Dataset excerpts

--- START ---

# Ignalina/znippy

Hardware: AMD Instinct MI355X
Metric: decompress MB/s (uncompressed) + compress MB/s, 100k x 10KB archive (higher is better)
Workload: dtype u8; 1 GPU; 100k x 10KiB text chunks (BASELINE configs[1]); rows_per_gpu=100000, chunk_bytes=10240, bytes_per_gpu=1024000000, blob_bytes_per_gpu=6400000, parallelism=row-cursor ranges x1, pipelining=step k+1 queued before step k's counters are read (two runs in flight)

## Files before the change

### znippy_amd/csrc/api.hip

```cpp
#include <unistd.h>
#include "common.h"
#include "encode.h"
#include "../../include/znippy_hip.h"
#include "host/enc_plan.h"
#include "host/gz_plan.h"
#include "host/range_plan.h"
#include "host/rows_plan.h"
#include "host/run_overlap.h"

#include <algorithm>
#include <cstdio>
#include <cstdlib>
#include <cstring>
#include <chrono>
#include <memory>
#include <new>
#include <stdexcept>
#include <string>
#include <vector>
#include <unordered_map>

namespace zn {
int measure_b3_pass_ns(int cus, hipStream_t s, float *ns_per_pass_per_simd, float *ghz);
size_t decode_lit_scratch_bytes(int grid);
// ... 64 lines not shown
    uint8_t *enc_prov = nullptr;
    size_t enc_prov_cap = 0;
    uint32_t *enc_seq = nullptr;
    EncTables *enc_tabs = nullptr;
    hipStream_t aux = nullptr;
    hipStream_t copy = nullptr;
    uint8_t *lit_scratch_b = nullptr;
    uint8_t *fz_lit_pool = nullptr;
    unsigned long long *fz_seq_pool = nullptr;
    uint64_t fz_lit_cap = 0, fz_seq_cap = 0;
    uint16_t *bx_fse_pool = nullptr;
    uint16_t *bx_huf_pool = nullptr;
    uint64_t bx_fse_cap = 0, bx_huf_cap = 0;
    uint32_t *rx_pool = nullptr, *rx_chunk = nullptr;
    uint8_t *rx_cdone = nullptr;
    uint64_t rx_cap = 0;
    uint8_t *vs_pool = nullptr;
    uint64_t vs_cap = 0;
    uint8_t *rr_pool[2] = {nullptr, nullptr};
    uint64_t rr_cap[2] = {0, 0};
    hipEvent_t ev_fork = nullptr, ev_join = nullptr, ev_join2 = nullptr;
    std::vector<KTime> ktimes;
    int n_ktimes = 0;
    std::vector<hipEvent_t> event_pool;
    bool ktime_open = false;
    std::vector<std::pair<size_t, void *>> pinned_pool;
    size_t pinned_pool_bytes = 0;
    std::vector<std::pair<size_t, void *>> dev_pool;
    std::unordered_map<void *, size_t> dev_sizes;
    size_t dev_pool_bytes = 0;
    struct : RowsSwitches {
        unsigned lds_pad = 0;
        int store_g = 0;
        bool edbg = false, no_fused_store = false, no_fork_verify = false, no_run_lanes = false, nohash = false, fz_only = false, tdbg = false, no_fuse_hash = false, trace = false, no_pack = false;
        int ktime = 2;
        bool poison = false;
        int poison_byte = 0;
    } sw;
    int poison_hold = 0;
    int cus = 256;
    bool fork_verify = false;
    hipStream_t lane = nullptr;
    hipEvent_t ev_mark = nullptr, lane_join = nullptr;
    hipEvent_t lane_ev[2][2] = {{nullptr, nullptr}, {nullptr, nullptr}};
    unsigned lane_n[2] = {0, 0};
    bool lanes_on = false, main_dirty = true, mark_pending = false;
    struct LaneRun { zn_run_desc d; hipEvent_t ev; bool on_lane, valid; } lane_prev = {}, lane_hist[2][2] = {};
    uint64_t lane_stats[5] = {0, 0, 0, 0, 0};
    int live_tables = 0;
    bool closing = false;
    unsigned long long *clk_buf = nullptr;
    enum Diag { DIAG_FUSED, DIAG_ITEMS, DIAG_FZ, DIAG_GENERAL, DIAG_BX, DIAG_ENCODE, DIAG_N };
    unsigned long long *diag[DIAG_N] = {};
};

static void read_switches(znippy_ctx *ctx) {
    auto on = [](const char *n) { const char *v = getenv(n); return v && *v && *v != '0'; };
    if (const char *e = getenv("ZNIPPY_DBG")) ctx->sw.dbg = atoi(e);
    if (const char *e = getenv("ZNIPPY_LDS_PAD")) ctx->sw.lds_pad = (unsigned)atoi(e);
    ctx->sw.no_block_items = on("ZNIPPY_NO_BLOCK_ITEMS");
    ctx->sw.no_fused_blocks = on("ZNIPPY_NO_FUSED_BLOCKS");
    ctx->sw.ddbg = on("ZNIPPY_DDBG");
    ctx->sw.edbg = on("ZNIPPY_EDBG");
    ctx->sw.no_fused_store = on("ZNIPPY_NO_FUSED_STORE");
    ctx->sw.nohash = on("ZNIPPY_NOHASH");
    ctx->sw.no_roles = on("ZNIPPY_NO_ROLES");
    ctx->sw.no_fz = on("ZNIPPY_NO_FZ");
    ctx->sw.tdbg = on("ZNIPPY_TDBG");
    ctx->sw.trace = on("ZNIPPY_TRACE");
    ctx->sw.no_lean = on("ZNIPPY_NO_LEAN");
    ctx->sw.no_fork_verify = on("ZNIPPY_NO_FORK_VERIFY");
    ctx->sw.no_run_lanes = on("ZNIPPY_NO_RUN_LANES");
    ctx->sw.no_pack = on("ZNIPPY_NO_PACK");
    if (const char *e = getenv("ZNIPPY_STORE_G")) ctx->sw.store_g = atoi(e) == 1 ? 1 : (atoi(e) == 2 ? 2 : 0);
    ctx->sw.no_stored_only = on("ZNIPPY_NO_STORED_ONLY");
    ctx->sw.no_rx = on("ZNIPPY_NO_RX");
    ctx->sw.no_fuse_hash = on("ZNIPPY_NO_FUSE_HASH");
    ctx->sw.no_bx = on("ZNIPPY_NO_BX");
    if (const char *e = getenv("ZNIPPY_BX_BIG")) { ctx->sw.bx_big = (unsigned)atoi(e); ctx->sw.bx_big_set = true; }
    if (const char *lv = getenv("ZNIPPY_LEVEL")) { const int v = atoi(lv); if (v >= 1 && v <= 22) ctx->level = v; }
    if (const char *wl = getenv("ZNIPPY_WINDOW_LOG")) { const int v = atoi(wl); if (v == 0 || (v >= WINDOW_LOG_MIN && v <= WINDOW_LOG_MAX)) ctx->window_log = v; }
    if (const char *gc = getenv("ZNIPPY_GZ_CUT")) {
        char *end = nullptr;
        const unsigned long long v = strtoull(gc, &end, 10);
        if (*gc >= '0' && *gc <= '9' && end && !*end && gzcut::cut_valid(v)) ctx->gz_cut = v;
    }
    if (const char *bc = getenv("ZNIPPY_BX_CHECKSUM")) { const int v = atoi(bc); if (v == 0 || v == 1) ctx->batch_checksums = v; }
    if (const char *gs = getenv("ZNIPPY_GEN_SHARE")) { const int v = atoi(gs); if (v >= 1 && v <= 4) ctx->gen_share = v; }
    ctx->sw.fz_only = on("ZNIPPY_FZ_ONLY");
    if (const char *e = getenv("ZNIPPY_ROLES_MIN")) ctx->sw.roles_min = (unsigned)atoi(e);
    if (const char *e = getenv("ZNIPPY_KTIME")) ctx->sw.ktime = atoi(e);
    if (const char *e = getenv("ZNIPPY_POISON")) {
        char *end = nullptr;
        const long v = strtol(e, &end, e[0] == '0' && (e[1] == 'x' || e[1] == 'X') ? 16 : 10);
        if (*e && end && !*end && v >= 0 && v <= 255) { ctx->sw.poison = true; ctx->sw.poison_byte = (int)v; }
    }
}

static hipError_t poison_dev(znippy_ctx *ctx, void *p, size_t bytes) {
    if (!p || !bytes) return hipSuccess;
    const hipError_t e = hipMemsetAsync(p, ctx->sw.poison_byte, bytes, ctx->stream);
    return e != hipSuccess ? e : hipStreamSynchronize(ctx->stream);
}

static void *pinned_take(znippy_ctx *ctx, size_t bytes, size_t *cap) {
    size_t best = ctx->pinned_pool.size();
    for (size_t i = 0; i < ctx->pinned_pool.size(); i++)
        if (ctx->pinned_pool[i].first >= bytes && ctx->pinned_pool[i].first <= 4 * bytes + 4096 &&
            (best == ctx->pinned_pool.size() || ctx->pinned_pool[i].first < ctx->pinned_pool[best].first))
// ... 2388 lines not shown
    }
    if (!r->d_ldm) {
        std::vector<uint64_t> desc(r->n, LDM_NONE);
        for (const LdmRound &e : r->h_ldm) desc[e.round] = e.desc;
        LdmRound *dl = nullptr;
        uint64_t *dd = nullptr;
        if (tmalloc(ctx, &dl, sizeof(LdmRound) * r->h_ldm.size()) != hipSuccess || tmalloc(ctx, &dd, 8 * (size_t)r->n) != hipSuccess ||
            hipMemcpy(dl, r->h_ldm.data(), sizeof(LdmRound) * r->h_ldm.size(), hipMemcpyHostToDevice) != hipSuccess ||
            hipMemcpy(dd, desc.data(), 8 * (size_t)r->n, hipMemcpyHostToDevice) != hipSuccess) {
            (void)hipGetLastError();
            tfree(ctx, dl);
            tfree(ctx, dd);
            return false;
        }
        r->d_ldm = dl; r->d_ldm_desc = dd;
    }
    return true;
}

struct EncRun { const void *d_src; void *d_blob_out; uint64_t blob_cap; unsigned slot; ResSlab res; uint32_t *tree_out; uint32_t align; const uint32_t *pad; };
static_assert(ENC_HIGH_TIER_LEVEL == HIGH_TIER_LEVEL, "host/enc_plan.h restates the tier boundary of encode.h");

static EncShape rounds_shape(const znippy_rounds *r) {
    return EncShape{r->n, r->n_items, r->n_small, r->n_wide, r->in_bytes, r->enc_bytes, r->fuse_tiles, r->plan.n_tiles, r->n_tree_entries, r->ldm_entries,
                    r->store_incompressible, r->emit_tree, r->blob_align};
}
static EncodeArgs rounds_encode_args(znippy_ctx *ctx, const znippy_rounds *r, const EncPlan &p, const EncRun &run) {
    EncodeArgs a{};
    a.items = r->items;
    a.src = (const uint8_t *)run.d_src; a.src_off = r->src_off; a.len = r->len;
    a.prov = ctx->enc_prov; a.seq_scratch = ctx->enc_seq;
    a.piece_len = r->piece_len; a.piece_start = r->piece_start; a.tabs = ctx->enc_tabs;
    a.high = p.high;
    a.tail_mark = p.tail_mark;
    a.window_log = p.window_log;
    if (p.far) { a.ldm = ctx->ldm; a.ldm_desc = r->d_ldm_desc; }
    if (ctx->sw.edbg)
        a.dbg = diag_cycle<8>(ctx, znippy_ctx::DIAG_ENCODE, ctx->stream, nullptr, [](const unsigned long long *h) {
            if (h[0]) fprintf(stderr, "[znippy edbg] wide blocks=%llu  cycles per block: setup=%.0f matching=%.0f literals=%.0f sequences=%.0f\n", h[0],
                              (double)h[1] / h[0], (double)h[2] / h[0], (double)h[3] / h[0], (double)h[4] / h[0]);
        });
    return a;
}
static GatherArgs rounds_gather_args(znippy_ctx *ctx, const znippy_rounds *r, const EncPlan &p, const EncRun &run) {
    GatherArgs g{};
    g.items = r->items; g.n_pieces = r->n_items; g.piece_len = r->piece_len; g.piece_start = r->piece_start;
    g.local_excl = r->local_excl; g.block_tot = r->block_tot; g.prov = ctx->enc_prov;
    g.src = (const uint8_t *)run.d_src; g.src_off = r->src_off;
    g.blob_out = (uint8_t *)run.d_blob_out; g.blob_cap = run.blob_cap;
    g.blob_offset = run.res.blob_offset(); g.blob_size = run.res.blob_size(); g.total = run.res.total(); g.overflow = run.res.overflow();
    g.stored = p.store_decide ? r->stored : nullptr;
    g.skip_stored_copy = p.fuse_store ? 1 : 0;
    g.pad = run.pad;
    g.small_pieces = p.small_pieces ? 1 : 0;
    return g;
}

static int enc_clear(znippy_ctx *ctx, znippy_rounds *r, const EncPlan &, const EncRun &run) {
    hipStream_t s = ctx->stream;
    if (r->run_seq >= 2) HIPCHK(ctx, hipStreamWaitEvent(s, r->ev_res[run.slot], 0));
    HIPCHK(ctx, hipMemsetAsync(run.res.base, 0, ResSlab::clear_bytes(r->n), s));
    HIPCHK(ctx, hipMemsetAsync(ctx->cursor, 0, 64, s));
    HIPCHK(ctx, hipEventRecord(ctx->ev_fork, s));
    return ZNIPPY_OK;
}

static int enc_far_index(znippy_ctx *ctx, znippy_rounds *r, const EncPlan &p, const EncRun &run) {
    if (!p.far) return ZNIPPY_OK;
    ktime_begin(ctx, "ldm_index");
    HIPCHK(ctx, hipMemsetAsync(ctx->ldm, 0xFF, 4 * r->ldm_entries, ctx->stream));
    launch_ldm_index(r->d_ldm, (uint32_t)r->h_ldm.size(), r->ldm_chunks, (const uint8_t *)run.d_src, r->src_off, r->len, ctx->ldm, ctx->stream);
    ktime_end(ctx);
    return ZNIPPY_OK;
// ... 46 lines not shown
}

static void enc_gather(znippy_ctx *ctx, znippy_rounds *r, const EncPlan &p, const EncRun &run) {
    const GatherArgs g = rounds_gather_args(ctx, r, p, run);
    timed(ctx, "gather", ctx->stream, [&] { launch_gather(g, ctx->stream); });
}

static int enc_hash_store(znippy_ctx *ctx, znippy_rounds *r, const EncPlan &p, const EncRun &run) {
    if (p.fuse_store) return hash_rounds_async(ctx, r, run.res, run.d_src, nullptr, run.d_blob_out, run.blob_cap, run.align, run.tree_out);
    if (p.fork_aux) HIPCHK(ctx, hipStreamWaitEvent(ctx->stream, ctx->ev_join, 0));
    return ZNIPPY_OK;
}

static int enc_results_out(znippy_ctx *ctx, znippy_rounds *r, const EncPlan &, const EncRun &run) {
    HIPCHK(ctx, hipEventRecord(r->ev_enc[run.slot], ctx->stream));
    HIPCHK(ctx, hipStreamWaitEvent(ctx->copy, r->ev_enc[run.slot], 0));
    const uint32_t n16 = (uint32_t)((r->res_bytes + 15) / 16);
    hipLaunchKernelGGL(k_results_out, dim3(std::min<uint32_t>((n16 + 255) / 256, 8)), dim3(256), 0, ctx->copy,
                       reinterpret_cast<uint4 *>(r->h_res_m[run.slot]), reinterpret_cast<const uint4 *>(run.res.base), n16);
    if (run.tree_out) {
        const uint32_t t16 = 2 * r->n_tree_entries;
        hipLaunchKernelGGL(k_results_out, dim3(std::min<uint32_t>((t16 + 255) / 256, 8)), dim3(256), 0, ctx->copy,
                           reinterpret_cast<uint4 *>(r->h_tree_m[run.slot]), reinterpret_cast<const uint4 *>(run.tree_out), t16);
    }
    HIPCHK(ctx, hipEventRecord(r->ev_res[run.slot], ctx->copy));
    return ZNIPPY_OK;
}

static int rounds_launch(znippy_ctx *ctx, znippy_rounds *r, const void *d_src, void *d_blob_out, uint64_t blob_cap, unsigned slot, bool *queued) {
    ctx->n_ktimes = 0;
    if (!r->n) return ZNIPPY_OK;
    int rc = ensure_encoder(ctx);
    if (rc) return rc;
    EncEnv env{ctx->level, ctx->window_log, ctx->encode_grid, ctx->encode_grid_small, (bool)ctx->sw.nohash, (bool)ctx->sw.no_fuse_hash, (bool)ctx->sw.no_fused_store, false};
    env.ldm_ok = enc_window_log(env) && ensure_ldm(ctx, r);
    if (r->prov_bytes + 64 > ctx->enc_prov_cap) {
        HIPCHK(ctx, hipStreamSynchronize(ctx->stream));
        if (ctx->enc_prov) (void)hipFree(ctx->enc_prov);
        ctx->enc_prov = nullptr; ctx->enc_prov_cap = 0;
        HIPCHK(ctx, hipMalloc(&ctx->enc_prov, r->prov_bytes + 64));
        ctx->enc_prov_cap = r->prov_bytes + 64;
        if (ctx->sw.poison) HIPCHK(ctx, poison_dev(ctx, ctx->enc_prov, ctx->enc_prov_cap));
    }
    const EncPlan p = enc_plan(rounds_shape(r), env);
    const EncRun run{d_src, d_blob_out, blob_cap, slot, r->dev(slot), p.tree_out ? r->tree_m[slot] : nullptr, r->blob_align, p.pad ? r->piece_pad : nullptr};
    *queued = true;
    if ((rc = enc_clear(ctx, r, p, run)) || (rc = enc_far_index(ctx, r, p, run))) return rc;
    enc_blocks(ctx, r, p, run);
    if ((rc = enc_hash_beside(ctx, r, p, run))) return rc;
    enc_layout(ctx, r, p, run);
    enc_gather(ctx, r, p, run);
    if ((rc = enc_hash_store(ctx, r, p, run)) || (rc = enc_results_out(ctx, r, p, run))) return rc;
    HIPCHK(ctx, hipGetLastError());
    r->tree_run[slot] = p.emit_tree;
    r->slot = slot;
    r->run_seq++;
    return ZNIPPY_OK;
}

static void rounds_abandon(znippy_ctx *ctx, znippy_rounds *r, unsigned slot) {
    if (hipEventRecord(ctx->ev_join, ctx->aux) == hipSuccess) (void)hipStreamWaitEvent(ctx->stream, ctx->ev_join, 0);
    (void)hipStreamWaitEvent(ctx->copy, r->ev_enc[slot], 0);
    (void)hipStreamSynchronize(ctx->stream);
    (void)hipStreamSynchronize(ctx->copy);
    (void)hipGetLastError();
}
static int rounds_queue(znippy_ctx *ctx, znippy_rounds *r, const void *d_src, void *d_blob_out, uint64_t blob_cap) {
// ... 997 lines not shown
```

--- END ---

- Task requirements: Search the entries for the word "shown", then list each line that holds it.

- Response to the task:
// ... 64 lines not shown
// ... 2388 lines not shown
// ... 46 lines not shown
// ... 997 lines not shown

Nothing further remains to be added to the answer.